The road to quantum computing is paved in qubits

The race for the quantum computer will most likely be decided at the quantum bit (qubit) – the smallest information unit of the quantum computer. The coupling of several qubits into a computing system is currently one of the greatest challenges in the development of quantum computers. A key question is which physical system and which material are best suited for qubits. Development of qubits based on superconductors has advanced farthest—but there are increasing signs that silicon semiconductor technology may be a promising alternative with decisive advantages in chip production.
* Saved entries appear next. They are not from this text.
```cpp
#define FDGPU_ARENA_SLACK   160u
#define FDGPU_ATAB_ENTRIES  9u
#ifndef FDGPU_ATAB_WORDS
#define FDGPU_ATAB_WORDS    40u
#endif
#define FDGPU_PTAB_WORDS    32u
#ifndef FDGPU_VERIFY_WAVES
#define FDGPU_VERIFY_WAVES  2
#endif
#ifndef FDGPU_PHASE_STAMPS
#define FDGPU_PHASE_STAMPS  0
#endif
#define FDGPU_BCOMB_BITS    16u
#define FDGPU_BCOMB_NDIG    ((254u + FDGPU_BCOMB_BITS - 1u) / FDGPU_BCOMB_BITS)
#define FDGPU_BCOMB_ENTRIES ((1u << (FDGPU_BCOMB_BITS - 1u)) + 1u)
#define FDGPU_BCOMB_STRIDE  32u
#define FDGPU_BCOMB_CHUNK   64u
#define HS_MAX_WIN          40u
#define FDGPU_TAB_STORED    (FDGPU_ATAB_ENTRIES - 1u)
#define FDGPU_WS_RTAB       FDGPU_TAB_STORED
#define FDGPU_WS_ENTRIES    (2u * FDGPU_TAB_STORED + 2u)
#define FDGPU_WS_LANE_WORDS (FDGPU_WS_ENTRIES * FDGPU_ATAB_WORDS)
#define FDGPU_WS_TAB_WORDS  (2u * FDGPU_TAB_STORED * FDGPU_PTAB_WORDS)
#define FDGPU_WS_AUX_WORDS  (FDGPU_WS_LANE_WORDS - FDGPU_WS_TAB_WORDS)
#define FDGPU_AUX_PARK      0u
#define FDGPU_AUX_SB        FDGPU_ATAB_WORDS
#define FDGPU_BLOCK         256u
#define FDGPU_FLAG_REF_MAP  1u
#define FDGPU_FLAG_KFULL    2u
#define FDGPU_FLAG_KCACHE   4u
#define FDGPU_FLAG_KPAIR    8u
#define FDGPU_FLAG_KSPREAD  16u
#define FDGPU_STAGE_WAVE_WORDS (FDGPU_PTAB_WORDS / 4u * 256u)
#define FDGPU_STAGE_LDS        (FDGPU_BLOCK / 64u * 2u * FDGPU_STAGE_WAVE_WORDS * 4u)
#define FDGPU_STAGE_LDS_PAIR   (FDGPU_BLOCK / 64u * FDGPU_STAGE_WAVE_WORDS * 4u)
#define FDGPU_CU_LDS           (160u * 1024u)
#define FDGPU_SPREAD_LDS       (FDGPU_CU_LDS / 2u - FDGPU_STAGE_LDS + 1024u)
#define FDGPU_SPREAD_LDS_PAIR  (FDGPU_CU_LDS / 2u - FDGPU_STAGE_LDS_PAIR + 1024u)
#ifdef __cplusplus
static_assert(2u * (FDGPU_STAGE_LDS + FDGPU_SPREAD_LDS) > FDGPU_CU_LDS &&
              2u * (FDGPU_STAGE_LDS_PAIR + FDGPU_SPREAD_LDS_PAIR) > FDGPU_CU_LDS &&
              FDGPU_STAGE_LDS + FDGPU_SPREAD_LDS <= FDGPU_CU_LDS && FDGPU_STAGE_LDS_PAIR + FDGPU_SPREAD_LDS_PAIR <= FDGPU_CU_LDS,
              "a spread launch's LDS admits one block per CU, and no more");
#endif
#define FDGPU_FULL_BLOCKS   16u
#define FDGPU_AUX_BLOCKS    64u
#define FDGPU_IO_BLOCKS     16u
#define FDGPU_NBLK_GROUPS   32u
#define FDGPU_POH_CHUNK     64u

#ifdef __cplusplus
extern "C" {
#endif


size_t     fdgpu_btab_bytes(void);
hipError_t fdgpu_btab_build(uint32_t *d_btab, hipStream_t stream);

hipError_t fdgpu_launch_verify_sigs(const uint8_t *d_arena, const fdgpu_sig_desc_t *d_sigs, uint32_t n_sig,
// ... 116 lines not shown
```

firedancer_amd/csrc/fdgpu_verify.hip:

```cpp
#include <hip/hip_runtime.h>

#include "fdgpu_atab.h"
#include "fdgpu_bcomb.h"
#include "fdgpu_ge.h"
#include "fdgpu_hram.h"
#include "fdgpu_internal.h"
#include "fdgpu_lattice.h"
#include "fdgpu_sc.h"
#include "fdgpu_sha512.h"
#include "fdgpu_stamps.h"

using namespace fdgpu;

namespace {
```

The classical bit is the smallest data storage unit of our current computers. It can take on exactly two values: One and zero—or in other words: A current either flows ("one") or does not flow ("zero"). The quantum bit, on the other hand, is not limited to these two states: It can assume an intermediate state of one and zero at the same time, known as "superposition." Only at the moment of measurement is this intermediate state brought to a fixed value. In other words: Whereas normal bits have a defined value at any given time, qubits take on a defined value only at the respective moment of measurement. This property is the basis for the massive computing power that quantum computers can harness for some problems.

This makes storage of such quantum information much more complicated—a simple "current on/current off" is not enough. Instead, the fastest and smallest processes in space and time serve as the basis: Quantum states of electrons or photons can be used to implement a qubit. In the case of silicon quantum bits, the intrinsic angular momentum of a single electron—the electron spin—is used for information storage. Here, the rotational direction of the electron in combination with its quantum state encodes the quantum information. This is, understandably, highly fragile, as even the most subtle disturbances at the atomic level can affect the angular momentum of an electron and destroy the quantum information.
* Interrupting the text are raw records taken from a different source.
@@ -1456,6 +1491,9 @@
   m.def("attn_cls_fwd", &attn_cls_fwd, py::arg("qkv"), py::arg("B"), py::arg("N"), py::arg("H"), py::arg("scale"));
   m.def("attn_cls_bwd", &attn_cls_bwd, py::arg("dout"), py::arg("qkv"), py::arg("out"), py::arg("lse"), py::arg("B"), py::arg("N"),
         py::arg("H"), py::arg("scale"));
+  m.def("attn_cls_fwd_kv", &attn_cls_fwd_kv, py::arg("q0"), py::arg("kv"), py::arg("B"), py::arg("N"), py::arg("H"), py::arg("scale"));
+  m.def("attn_cls_bwd_kv", &attn_cls_bwd_kv, py::arg("dout"), py::arg("q0"), py::arg("kv"), py::arg("out"), py::arg("lse"), py::arg("B"),
+        py::arg("N"), py::arg("H"), py::arg("scale"));
   m.def("attn_cls_dbias", &attn_cls_dbias);
   m.def("attn_bwd_q8_ok", &attn_bwd_q8_ok, "attn_bwd can write dQKV's e5m2 copy for this shape");
   m.def("arch", []() { return std::string("gfx950"); });
diff --git a/pytorch_vit_paper_replication_amd/csrc/kernels.h b/pytorch_vit_paper_replication_amd/csrc/kernels.h
--- a/pytorch_vit_paper_replication_amd/csrc/kernels.h
+++ b/pytorch_vit_paper_replication_amd/csrc/kernels.h
@@ -200,6 +200,11 @@
 hipError_t pvr_attn_cls_bwd(const uint16_t* qkv, int64_t ld, const uint16_t* o, int64_t ld_o, const uint16_t* dout, int64_t ld_do,
                             const float* lse, uint16_t* dqkv, int64_t ld_dq, float* dq0, int B, int N, int H, int D, float scale,
                             hipStream_t s);
+hipError_t pvr_attn_cls_fwd_kv(const uint16_t* q0, int64_t ld_q0, const uint16_t* kv, int64_t ld_kv, uint16_t* out, int64_t ld_o,
+                               float* lse, int B, int N, int H, int D, float scale, hipStream_t s);
+hipError_t pvr_attn_cls_bwd_kv(const uint16_t* q0, int64_t ld_q0, const uint16_t* kv, int64_t ld_kv, const uint16_t* o, int64_t ld_o,
+                               const uint16_t* dout, int64_t ld_do, const float* lse, uint16_t* dkv, int64_t ld_dkv, float* dq0,
+                               uint16_t* dq0_bf, int64_t ld_dq0, int B, int N, int H, int D, float scale, hipStream_t s);
 hipError_t pvr_attn_cls_dbias(const float* dq0, const uint16_t* dout, int64_t ld_do, float* dbias, int B, int D, hipStream_t s);
 
 }
diff --git a/pytorch_vit_paper_replication_amd/ops/fused_vit.py b/pytorch_vit_paper_replication_amd/ops/fused_vit.py
--- a/pytorch_vit_paper_replication_amd/ops/fused_vit.py
+++ b/pytorch_vit_paper_replication_amd/ops/fused_vit.py
@@ -465,6 +465,7 @@
 
 
 CLS_LAST_BLOCK = True
+CLS_QUERY_ROWS = True
 
 
 def cls_last_block_ok(N: int, H: int, D: int, f8, dropa) -> bool:
@@ -485,8 +486,14 @@
         scale = 1.0 / math.sqrt(D // H)
         need_bwd = getattr(store, "grad_enabled", True) and any(ctx.needs_input_grad)
         xn1, mean1, rstd1 = ext.layernorm_fwd(x, ln1w, ln1b, eps1, T, D)
-        qkv = gemm.linear_fwd(xn1, store.bf16(wqkv), bqkv)
-        o, lse = ext.attn_cls_fwd(qkv, B, N, H, scale)
+        w16 = store.bf16(wqkv)
+        if CLS_QUERY_ROWS:
+            qkv = gemm.linear_fwd(xn1, w16[D:], bqkv[D:])
+            q0 = gemm.linear_fwd(xn1.view(B, N, D)[:, 0], w16[:D], bqkv[:D])
+            o, lse = ext.attn_cls_fwd_kv(q0, qkv, B, N, H, scale)
+        else:
+            qkv, q0 = gemm.linear_fwd(xn1, w16, bqkv), None
+            o, lse = ext.attn_cls_fwd(qkv, B, N, H, scale)
         xc = x.view(B, N, D)[:, 0]
         x1 = gemm.linear_fwd(o, store.bf16(wo), bo, resid=xc, drop_path=_dp(dpa, 1))
         xn2, mean2, rstd2 = ext.layernorm_fwd(x1, ln2w, ln2b, eps2, B, D)
@@ -494,7 +501,7 @@
         h = gemm.linear_fwd(xn2, store.bf16(w1), b1, gelu_aux=u, gelu=True, drop=drop1, drop_row_mul=N)
         x2 = gemm.linear_fwd(h, store.bf16(w2), b2, resid=x1, drop=drop2, drop_row_mul=N, drop_path=_dp(dpm, 1))
         if need_bwd:
-            ctx.save_for_backward(x, xn1, mean1, rstd1, qkv, o, lse, x1, xn2, mean2, rstd2, u, h)
+            ctx.save_for_backward(x, xn1, mean1, rstd1, qkv, o, lse, x1, xn2, mean2, rstd2, u, h, q0)
         ctx.meta = (B, N, H, scale, store, drop2, params)
         ctx.dpath = (dpa, dpm)
         return x2
@@ -503,7 +510,7 @@
     def backward(ctx, dx2):
         ext = _ext.ext()
         det = _ext.deterministic()
-        x, xn1, mean1, rstd1, qkv, o, lse, x1, xn2, mean2, rstd2, u, h = ctx.saved_tensors
+        x, xn1, mean1, rstd1, qkv, o, lse, x1, xn2, mean2, rstd2, u, h, q0 = ctx.saved_tensors
         B, N, H, scale, store, drop2, params = ctx.meta
         dpa, dpm = ctx.dpath
         ln1w, ln1b, wqkv, bqkv, wo, bo, ln2w, ln2b, w1, b1, w2, b2 = params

Today's challenge: Coupling quantum bits

An even more difficult task is interconnecting quantum bits because a single quantum bit is not sufficient to carry out an arithmetic operation. Just like standard computers, quantum computers require multiple (quantum)bits to be linked together to form a computing system: Consequently, the individual qubits must be able to interact with each other. If the qubits to be coupled are far apart on the chip, one qubit must first be brought into the vicinity of the other with a kind of "quantum bus" to enable a computing operation.

In the case of the spin-based qubit, this means that the angular momentum of an electron must be transported or transferred to another electron precisely and with a minimum of disturbance—and not just once, but potentially thousands or even millions of times. A challenge for science—interconnecting the qubits is currently probably the biggest obstacle in the development of quantum computers. "It makes a difference whether you set up a single quantum bit or whether you team up tens, hundreds or thousands of them. Interactions can occur between the qubits that are difficult to control," describes Professor Guido Burkard, professor of theoretical condensed matter physics and quantum information at the University of Konstanz.
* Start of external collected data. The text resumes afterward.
#define AHMC_SLOT_PUT(AS)                                                                                   \
  static __device__ __forceinline__ void put(AS T* __restrict__ sb, unsigned off, const T (&v)[E]) {         \
    constexpr int CH = Chunking<T, E>::CH, NCH = Chunking<T, E>::NCH;                                       \
    if constexpr (CH > 1) {                                                                                 \
      using V = T __attribute__((ext_vector_type(CH)));                                                     \
      _Pragma("unroll") for (int c = 0; c < NCH; ++c) {                                                     \
        V t;                                                                                                \
        _Pragma("unroll") for (int k = 0; k < CH; ++k) t[k] = v[c * CH + k];                                \
        *(AS V*)(&sb[off + (unsigned)(c * 64 * CH)]) = t;                                                    \
      }                                                                                                     \
    } else {                                                                                                \
      _Pragma("unroll") for (int c = 0; c < NCH; ++c) sb[off + (unsigned)(c * 64)] = v[c];                  \
    }                                                                                                       \
  }                                                                                                         \
  static __device__ __forceinline__ void get(const AS T* __restrict__ sb, unsigned off, T (&v)[E]) {         \
    constexpr int CH = Chunking<T, E>::CH, NCH = Chunking<T, E>::NCH;                                       \
    if constexpr (CH > 1) {                                                                                 \
      using V = T __attribute__((ext_vector_type(CH)));                                                     \
      _Pragma("unroll") for (int c = 0; c < NCH; ++c) {                                                     \
        V t = *(const AS V*)(&sb[off + (unsigned)(c * 64 * CH)]);                                            \
        _Pragma("unroll") for (int k = 0; k < CH; ++k) v[c * CH + k] = t[k];                                \
      }                                                                                                     \
    } else {                                                                                                \
      _Pragma("unroll") for (int c = 0; c < NCH; ++c) v[c] = sb[off + (unsigned)(c * 64)];                  \
    }                                                                                                       \
  }
  AHMC_SLOT_PUT(AHMC_AS_LDS)
  AHMC_SLOT_PUT(AHMC_AS_GLB)
#undef AHMC_SLOT_PUT
  __device__ __forceinline__ void store(int slot, const T (&v)[E]) const {
    constexpr int SE = Chunking<T, E>::NCH * 64 * Chunking<T, E>::CH;
    if (slot < n_lds) put(lds + slot * SE, lane_off, v);
    else put(glb + (size_t)(slot - n_lds) * SE, lane_off, v);
  }
  __device__ __forceinline__ void load(int slot, T (&v)[E]) const {
    constexpr int SE = Chunking<T, E>::NCH * 64 * Chunking<T, E>::CH;
    if (slot < n_lds) get(lds + slot * SE, lane_off, v);
    else get(glb + (size_t)(slot - n_lds) * SE, lane_off, v);
  }
  __device__ __forceinline__ void store_cold(int slot, unsigned extra, const T (&v)[E]) const {
    constexpr int SE = Chunking<T, E>::NCH * 64 * Chunking<T, E>::CH;
    put(glb + (size_t)(slot - n_lds) * SE, lane_off + extra, v);
  }
  __device__ __forceinline__ void load_cold(int slot, unsigned extra, T (&v)[E]) const {
    constexpr int SE = Chunking<T, E>::NCH * 64 * Chunking<T, E>::CH;
    get(glb + (size_t)(slot - n_lds) * SE, lane_off + extra, v);
  }
};

template <class T, int G, int E, int TK, bool TEMPER = true>
__device__ __forceinline__ void leapfrog_core(Point<T, E>& z, const T (&minv)[E], T eps, const TargetP<T>& tp,
                                              const LeapfrogP<T>& lf, int lane, int d0) {
  if constexpr (TEMPER) temper(lf, z.r, 1, true, 1);
  const T eh = eps / 2;
#pragma unroll
  for (int e = 0; e < E; ++e) z.r[e] = leapfrog_kick(z.r[e], eh, z.g[e]);
#pragma unroll
  for (int e = 0; e < E; ++e) z.th[e] = leapfrog_drift(z.th[e], eps, minv[e], z.r[e]);
  (void)target_eval<T, G, E, TK>(tp, z.th, z.g, lane, d0);
#pragma unroll
  for (int e = 0; e < E; ++e) z.r[e] = leapfrog_kick(z.r[e], eh, z.g[e]);
  if constexpr (TEMPER) temper(lf, z.r, 1, false, 1);
}

template <bool WIDE>
struct DrawStreamT {
  static constexpr uint32_t PERIOD = !WIDE ? 4u : 256u;
  Rng rng;
  uint32_t k;
  Philox4 blk;
  __device__ __forceinline__ uint32_t lane_block() const {
    if constexpr (!WIDE) return 0u;
    else return threadIdx.x & 63u;
  }
  __device__ __forceinline__ void init(const Rng& r) { rng = r; k = 0; }
  __device__ __forceinline__ void resume(const Rng& r, uint32_t k0) {
    rng = r;
    k = k0;
    if (k & (PERIOD - 1u)) blk = rng.raw(RNG_TRANSITION, ((k & ~(PERIOD - 1u)) >> 2) + lane_block());
  }
  __device__ __forceinline__ uint32_t word() {
    if ((k & (PERIOD - 1u)) == 0u) blk = rng.raw(RNG_TRANSITION, (k >> 2) + lane_block());
    const uint32_t lo = (k & 1u) ? blk.v[1] : blk.v[0], hi = (k & 1u) ? blk.v[3] : blk.v[2];
    uint32_t w = (k & 2u) ? hi : lo;
    if constexpr (WIDE) {
      const uint32_t ks = (uint32_t)__builtin_amdgcn_readfirstlane((int)k);
      const int src = (int)((ks >> 2) & 63u);
      w = (uint32_t)__builtin_amdgcn_readlane((int)w, src);
    }
    ++k;
    return w;
  }
  __device__ __forceinline__ double uniform() { return ((double)word() + 0.5) * 2.3283064365386962890625e-10; }
  __device__ __forceinline__ bool boolean() { return (word() >> 31) != 0; }
  __device__ __forceinline__ double randexp() { return -log(uniform()); }
};
typedef DrawStreamT<false> DrawStream;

Currently, the most advanced quantum computer prototypes achieve coupling of some 20 to 50 qubits. "This is a major success already. However, there is still a long way to go before we come to an actual application. Thousands or millions of qubits are needed to perform meaningful arithmetic operations," says Guido Burkard.

The potential of silicon

The most advanced quantum computer systems to date are based on superconductors. Superconductor-based systems are extremely powerful, but they have to contend with limitations: They do not operate at room temperature, but at temperatures just above absolute zero (at around -273 C). In addition, superconductors are relatively energy-intensive and comparatively large from the point of view of technical miniaturization, so that only a small number of superconductor-based qubits fit on a chip.

Alongside the further development of superconductor qubits, research is also going into alternative systems. Silicon is one of the most promising materials: "We believe that silicon-based semiconductor qubits offer great prospects," explains Guido Burkard. Silicon-based quantum bits have the advantage that, being only a few nanometres in size, they are decidedly smaller than superconductor systems. Consequently, many more of them can be put into a computer chip—potentially millions. "Moreover, industry already has decades of experience with silicon semiconductor technology. The development and production of silicon-based qubits benefits enormously from this—which is no small advantage," Guido Burkard explains.

As early as 2017, Guido Burkard's research team, in collaboration with Princeton University and the University of Maryland, succeeded in creating a stable "quantum gate" for silicon qubits—i.e. a switching system for initially two-qubit systems that was capable of performing all the basic operations of the quantum computer. A milestone on which the physicists are now building: "Our task now is to scale up and interconnect as large a number of silicon qubits as possible with a minimum of crosstalk," Burkard says. To achieve this goal, he has now joined forces with leading research teams in the field of qubit development within the framework of three large research networks at the levels of Europe, Germany and Baden-Württemberg.